• [What needs to be done]: Pull every line containing "unsigned" from the entries.

• [Excerpted records]:
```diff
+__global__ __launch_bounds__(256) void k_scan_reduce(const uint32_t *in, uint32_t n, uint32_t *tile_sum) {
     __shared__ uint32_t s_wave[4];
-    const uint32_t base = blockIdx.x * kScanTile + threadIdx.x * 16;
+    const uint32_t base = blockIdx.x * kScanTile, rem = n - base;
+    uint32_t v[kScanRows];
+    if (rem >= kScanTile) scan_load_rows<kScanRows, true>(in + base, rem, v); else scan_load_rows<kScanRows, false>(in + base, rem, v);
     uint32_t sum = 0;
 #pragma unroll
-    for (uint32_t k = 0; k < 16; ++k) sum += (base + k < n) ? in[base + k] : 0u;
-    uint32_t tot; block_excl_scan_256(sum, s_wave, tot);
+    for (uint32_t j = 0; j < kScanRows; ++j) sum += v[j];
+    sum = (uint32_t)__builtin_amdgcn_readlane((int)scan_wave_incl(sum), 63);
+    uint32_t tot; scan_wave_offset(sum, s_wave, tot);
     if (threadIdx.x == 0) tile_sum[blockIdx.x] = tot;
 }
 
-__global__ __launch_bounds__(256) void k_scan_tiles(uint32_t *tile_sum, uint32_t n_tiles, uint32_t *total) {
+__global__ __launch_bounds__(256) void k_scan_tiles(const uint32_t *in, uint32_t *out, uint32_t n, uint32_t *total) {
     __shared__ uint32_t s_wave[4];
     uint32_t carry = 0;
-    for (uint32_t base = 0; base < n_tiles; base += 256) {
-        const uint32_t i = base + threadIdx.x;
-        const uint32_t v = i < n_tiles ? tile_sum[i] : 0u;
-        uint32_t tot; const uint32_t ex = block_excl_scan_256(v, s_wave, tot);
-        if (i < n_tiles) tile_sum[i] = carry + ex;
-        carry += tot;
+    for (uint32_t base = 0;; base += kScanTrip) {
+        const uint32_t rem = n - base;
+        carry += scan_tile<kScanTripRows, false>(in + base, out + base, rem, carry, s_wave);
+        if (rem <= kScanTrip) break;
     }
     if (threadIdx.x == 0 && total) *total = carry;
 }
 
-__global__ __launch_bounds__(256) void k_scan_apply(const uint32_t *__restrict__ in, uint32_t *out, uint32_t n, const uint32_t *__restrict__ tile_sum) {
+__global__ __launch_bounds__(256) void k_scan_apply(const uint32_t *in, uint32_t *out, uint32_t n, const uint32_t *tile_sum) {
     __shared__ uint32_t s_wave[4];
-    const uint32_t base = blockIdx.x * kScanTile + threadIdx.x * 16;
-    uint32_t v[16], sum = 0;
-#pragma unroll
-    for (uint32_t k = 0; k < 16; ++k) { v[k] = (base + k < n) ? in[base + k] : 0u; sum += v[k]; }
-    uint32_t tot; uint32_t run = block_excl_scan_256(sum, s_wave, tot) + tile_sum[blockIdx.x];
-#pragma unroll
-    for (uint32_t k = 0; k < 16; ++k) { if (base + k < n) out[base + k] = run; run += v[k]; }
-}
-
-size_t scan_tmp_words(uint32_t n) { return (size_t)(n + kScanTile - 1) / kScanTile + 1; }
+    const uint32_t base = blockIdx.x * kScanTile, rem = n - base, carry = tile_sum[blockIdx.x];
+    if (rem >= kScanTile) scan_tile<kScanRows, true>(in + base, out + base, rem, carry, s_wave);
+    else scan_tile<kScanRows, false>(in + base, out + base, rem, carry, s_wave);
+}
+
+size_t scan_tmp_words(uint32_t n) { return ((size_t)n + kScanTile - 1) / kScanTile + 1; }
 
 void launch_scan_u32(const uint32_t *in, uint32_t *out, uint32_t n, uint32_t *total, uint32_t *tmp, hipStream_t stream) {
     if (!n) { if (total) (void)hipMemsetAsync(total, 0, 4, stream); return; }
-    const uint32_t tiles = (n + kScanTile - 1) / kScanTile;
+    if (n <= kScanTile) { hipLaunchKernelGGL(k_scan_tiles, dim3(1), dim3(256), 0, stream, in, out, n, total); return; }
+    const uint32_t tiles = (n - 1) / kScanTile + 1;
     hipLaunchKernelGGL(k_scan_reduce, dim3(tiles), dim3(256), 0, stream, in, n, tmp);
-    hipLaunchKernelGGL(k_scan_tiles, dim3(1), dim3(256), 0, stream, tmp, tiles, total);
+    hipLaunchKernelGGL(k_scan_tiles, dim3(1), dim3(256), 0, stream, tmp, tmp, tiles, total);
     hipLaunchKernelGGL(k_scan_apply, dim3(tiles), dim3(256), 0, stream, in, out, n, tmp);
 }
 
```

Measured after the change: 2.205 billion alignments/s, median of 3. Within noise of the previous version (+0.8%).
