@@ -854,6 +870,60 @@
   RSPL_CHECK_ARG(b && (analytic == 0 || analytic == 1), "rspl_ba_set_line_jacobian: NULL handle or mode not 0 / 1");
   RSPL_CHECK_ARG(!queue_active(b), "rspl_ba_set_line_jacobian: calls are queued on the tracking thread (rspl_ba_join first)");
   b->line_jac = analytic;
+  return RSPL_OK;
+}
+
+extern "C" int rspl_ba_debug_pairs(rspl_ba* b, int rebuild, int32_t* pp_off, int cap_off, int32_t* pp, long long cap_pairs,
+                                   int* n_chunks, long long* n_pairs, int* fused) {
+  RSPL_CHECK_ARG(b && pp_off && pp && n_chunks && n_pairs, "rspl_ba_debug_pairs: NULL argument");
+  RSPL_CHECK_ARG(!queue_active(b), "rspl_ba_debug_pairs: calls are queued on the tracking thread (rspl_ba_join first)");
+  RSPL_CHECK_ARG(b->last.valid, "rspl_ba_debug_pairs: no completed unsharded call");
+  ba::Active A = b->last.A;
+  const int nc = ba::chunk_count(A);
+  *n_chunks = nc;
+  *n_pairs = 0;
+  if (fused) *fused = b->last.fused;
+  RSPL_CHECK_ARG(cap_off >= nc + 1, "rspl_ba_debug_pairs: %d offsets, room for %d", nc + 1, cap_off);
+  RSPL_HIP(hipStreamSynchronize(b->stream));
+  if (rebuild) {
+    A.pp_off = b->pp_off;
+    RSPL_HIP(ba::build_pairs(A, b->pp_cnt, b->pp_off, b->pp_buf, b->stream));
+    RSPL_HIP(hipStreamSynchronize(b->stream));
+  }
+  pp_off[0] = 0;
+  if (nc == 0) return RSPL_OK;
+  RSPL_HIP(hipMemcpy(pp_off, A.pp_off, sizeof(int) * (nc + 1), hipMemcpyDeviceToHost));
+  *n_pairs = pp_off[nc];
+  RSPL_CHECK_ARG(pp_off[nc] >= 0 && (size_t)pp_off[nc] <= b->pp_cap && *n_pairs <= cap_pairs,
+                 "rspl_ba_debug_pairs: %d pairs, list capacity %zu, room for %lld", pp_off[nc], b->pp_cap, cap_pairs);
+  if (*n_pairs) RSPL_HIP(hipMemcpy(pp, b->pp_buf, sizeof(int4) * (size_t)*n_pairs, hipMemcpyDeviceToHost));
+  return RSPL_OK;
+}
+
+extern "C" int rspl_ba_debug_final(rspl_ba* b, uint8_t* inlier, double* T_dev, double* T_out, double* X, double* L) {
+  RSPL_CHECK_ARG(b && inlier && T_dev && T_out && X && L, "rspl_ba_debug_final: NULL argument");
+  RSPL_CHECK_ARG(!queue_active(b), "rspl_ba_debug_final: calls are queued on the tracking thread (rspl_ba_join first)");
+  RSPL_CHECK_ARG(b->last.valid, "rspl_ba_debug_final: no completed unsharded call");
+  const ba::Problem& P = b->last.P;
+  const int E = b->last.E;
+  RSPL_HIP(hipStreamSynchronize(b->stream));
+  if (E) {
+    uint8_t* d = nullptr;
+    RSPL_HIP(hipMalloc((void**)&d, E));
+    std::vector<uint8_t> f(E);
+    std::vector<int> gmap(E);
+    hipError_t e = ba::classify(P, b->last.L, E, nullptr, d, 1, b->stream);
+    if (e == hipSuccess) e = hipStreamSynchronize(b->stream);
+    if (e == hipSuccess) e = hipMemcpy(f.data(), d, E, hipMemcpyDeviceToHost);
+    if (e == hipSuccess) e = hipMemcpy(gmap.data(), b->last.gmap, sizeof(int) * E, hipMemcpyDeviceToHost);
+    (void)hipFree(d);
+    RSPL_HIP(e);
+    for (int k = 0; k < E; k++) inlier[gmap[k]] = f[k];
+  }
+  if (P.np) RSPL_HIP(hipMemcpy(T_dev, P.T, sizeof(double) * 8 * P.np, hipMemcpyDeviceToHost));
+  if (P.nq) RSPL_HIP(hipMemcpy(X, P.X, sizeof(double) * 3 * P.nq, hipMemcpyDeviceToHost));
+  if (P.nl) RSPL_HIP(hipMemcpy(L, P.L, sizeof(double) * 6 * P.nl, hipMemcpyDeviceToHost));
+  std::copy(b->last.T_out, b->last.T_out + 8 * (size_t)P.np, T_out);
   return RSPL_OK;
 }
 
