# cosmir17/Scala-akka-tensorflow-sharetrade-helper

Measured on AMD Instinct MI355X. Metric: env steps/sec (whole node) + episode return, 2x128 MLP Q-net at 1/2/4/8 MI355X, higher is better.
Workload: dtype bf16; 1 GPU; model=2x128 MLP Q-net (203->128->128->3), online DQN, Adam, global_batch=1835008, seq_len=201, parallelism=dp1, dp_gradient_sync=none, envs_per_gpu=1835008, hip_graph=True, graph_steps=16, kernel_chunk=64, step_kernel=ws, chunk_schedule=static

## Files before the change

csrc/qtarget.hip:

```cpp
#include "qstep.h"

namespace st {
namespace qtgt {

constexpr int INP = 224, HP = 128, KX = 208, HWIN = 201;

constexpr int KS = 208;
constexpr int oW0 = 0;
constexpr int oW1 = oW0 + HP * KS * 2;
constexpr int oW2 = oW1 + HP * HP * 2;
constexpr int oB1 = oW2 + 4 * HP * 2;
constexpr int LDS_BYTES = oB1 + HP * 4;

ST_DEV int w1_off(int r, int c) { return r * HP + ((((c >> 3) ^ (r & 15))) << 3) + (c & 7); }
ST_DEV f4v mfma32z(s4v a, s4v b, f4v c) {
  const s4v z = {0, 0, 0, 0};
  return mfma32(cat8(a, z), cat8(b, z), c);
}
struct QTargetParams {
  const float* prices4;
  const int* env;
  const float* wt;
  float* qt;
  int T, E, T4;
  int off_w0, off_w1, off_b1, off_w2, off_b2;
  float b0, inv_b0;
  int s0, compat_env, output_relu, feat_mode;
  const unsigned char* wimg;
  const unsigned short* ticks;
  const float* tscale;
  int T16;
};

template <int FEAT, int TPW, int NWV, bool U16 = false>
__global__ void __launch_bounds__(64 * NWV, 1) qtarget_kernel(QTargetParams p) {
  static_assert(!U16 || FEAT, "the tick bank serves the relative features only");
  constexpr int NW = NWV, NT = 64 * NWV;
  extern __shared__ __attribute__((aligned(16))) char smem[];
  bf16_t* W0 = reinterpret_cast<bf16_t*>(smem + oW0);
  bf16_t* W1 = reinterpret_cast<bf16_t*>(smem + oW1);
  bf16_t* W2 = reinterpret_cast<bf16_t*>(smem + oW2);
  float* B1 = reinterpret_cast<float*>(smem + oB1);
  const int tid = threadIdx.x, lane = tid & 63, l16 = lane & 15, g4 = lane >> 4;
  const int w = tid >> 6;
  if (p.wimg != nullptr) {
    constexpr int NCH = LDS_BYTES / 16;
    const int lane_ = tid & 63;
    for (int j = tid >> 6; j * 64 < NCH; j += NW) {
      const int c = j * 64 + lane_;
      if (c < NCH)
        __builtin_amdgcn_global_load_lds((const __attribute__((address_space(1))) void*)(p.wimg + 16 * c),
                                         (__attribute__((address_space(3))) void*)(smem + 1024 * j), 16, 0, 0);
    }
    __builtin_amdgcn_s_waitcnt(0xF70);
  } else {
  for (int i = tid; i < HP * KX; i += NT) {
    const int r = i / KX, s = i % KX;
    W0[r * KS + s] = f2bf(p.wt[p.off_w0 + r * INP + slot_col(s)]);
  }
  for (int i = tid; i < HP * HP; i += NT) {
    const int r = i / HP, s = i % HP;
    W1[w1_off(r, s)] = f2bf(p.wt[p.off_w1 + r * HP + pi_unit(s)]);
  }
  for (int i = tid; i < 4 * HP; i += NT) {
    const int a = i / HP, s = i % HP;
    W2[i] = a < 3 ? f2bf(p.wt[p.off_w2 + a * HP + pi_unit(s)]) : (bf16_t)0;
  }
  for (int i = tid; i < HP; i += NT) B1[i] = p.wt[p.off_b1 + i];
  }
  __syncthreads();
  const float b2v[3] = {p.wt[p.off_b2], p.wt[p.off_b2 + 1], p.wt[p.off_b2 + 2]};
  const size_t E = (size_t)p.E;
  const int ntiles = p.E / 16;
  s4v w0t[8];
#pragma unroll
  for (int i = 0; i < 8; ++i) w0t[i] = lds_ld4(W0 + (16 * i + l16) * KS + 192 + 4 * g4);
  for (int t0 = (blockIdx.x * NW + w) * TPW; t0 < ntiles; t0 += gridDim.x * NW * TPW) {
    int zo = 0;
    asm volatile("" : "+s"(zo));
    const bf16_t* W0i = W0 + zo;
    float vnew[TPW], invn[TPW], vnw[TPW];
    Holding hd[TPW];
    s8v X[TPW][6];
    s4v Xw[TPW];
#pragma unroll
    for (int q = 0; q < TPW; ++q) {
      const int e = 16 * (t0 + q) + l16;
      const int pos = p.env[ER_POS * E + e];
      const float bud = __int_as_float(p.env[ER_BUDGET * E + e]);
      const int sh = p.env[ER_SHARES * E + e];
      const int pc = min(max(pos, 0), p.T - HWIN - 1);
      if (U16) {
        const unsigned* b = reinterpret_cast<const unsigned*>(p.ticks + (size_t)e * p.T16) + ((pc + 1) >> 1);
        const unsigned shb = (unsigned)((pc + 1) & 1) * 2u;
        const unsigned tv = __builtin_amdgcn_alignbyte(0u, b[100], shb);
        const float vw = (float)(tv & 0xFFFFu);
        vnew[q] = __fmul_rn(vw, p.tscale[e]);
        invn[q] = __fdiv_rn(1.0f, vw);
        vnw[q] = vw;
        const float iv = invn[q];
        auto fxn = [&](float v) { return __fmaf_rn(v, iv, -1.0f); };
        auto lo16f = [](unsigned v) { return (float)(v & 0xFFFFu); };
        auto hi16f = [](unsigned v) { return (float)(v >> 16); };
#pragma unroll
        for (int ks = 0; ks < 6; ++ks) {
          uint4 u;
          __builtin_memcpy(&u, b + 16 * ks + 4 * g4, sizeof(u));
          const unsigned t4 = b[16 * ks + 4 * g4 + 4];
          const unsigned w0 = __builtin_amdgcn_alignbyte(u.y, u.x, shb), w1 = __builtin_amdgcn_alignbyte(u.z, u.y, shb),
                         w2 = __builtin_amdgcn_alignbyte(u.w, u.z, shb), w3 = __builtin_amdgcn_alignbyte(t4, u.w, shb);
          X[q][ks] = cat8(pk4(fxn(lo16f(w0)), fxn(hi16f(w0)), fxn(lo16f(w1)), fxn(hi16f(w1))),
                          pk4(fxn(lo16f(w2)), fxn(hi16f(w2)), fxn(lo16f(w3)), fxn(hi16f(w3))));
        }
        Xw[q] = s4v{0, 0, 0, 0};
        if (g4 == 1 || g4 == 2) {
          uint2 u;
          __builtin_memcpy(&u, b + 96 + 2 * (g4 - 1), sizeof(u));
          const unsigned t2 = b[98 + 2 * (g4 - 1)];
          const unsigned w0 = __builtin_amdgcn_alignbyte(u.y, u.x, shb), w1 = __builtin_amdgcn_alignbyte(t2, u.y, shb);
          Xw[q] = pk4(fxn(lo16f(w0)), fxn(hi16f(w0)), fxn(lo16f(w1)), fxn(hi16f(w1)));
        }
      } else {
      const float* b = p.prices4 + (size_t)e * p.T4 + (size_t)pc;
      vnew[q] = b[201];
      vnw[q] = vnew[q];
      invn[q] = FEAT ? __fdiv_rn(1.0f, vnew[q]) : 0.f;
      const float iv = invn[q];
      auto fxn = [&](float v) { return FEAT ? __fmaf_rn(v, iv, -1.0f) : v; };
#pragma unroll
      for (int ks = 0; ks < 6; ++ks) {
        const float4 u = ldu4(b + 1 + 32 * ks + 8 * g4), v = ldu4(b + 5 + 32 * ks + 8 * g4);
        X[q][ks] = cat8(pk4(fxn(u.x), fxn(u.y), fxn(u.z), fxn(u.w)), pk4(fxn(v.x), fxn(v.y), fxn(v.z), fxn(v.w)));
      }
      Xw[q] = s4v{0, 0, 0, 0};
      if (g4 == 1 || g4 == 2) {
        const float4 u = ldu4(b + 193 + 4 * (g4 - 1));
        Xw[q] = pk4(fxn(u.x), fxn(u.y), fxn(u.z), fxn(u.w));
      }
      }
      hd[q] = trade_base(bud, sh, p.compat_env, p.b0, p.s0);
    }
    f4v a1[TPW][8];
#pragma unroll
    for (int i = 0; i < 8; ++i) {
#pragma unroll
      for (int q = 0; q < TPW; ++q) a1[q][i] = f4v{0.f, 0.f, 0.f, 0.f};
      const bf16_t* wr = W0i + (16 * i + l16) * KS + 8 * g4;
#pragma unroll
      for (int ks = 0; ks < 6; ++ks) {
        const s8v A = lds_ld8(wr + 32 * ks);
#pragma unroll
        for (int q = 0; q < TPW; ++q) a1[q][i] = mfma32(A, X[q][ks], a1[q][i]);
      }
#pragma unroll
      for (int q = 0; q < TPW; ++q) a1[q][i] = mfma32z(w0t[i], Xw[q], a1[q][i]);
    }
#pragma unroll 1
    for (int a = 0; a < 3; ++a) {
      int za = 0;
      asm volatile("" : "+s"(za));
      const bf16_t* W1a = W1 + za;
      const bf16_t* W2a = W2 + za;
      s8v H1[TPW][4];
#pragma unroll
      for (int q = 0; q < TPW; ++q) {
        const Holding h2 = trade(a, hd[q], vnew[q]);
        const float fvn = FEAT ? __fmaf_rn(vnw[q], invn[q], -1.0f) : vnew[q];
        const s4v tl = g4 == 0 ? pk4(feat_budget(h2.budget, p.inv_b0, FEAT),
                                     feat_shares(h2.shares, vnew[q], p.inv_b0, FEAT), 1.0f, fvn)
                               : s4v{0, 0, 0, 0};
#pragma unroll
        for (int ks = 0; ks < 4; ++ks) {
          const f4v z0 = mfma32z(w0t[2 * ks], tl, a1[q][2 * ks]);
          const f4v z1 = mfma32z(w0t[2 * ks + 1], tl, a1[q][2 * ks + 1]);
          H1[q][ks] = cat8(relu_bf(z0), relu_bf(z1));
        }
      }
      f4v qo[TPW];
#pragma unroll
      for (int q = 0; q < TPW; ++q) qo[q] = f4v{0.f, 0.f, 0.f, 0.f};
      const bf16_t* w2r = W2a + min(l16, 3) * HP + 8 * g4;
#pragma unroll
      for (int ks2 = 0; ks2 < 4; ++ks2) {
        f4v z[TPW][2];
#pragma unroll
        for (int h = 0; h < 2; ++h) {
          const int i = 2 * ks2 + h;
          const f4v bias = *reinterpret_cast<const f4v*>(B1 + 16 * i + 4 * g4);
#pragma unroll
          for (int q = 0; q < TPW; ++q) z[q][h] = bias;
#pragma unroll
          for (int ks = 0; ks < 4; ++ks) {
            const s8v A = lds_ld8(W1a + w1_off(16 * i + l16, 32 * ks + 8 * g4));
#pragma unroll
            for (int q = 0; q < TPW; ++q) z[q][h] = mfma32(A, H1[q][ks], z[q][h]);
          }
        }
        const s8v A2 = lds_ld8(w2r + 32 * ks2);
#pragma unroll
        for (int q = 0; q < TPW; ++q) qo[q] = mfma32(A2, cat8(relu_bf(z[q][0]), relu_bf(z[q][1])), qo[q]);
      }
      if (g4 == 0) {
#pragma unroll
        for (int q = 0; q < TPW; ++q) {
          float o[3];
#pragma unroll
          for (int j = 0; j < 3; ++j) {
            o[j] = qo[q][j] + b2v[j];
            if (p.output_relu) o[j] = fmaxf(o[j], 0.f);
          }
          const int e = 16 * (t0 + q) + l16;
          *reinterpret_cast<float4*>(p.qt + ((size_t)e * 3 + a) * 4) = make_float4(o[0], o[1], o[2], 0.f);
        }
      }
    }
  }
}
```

• [Task answer]:
  const unsigned char* wimg;
  const unsigned short* ticks;
        const unsigned* b = reinterpret_cast<const unsigned*>(p.ticks + (size_t)e * p.T16) + ((pc + 1) >> 1);
        const unsigned shb = (unsigned)((pc + 1) & 1) * 2u;
        const unsigned tv = __builtin_amdgcn_alignbyte(0u, b[100], shb);
        auto lo16f = [](unsigned v) { return (float)(v & 0xFFFFu); };
        auto hi16f = [](unsigned v) { return (float)(v >> 16); };
          const unsigned t4 = b[16 * ks + 4 * g4 + 4];
          const unsigned w0 = __builtin_amdgcn_alignbyte(u.y, u.x, shb), w1 = __builtin_amdgcn_alignbyte(u.z, u.y, shb),
          const unsigned t2 = b[98 + 2 * (g4 - 1)];
          const unsigned w0 = __builtin_amdgcn_alignbyte(u.y, u.x, shb), w1 = __builtin_amdgcn_alignbyte(t2, u.y, shb);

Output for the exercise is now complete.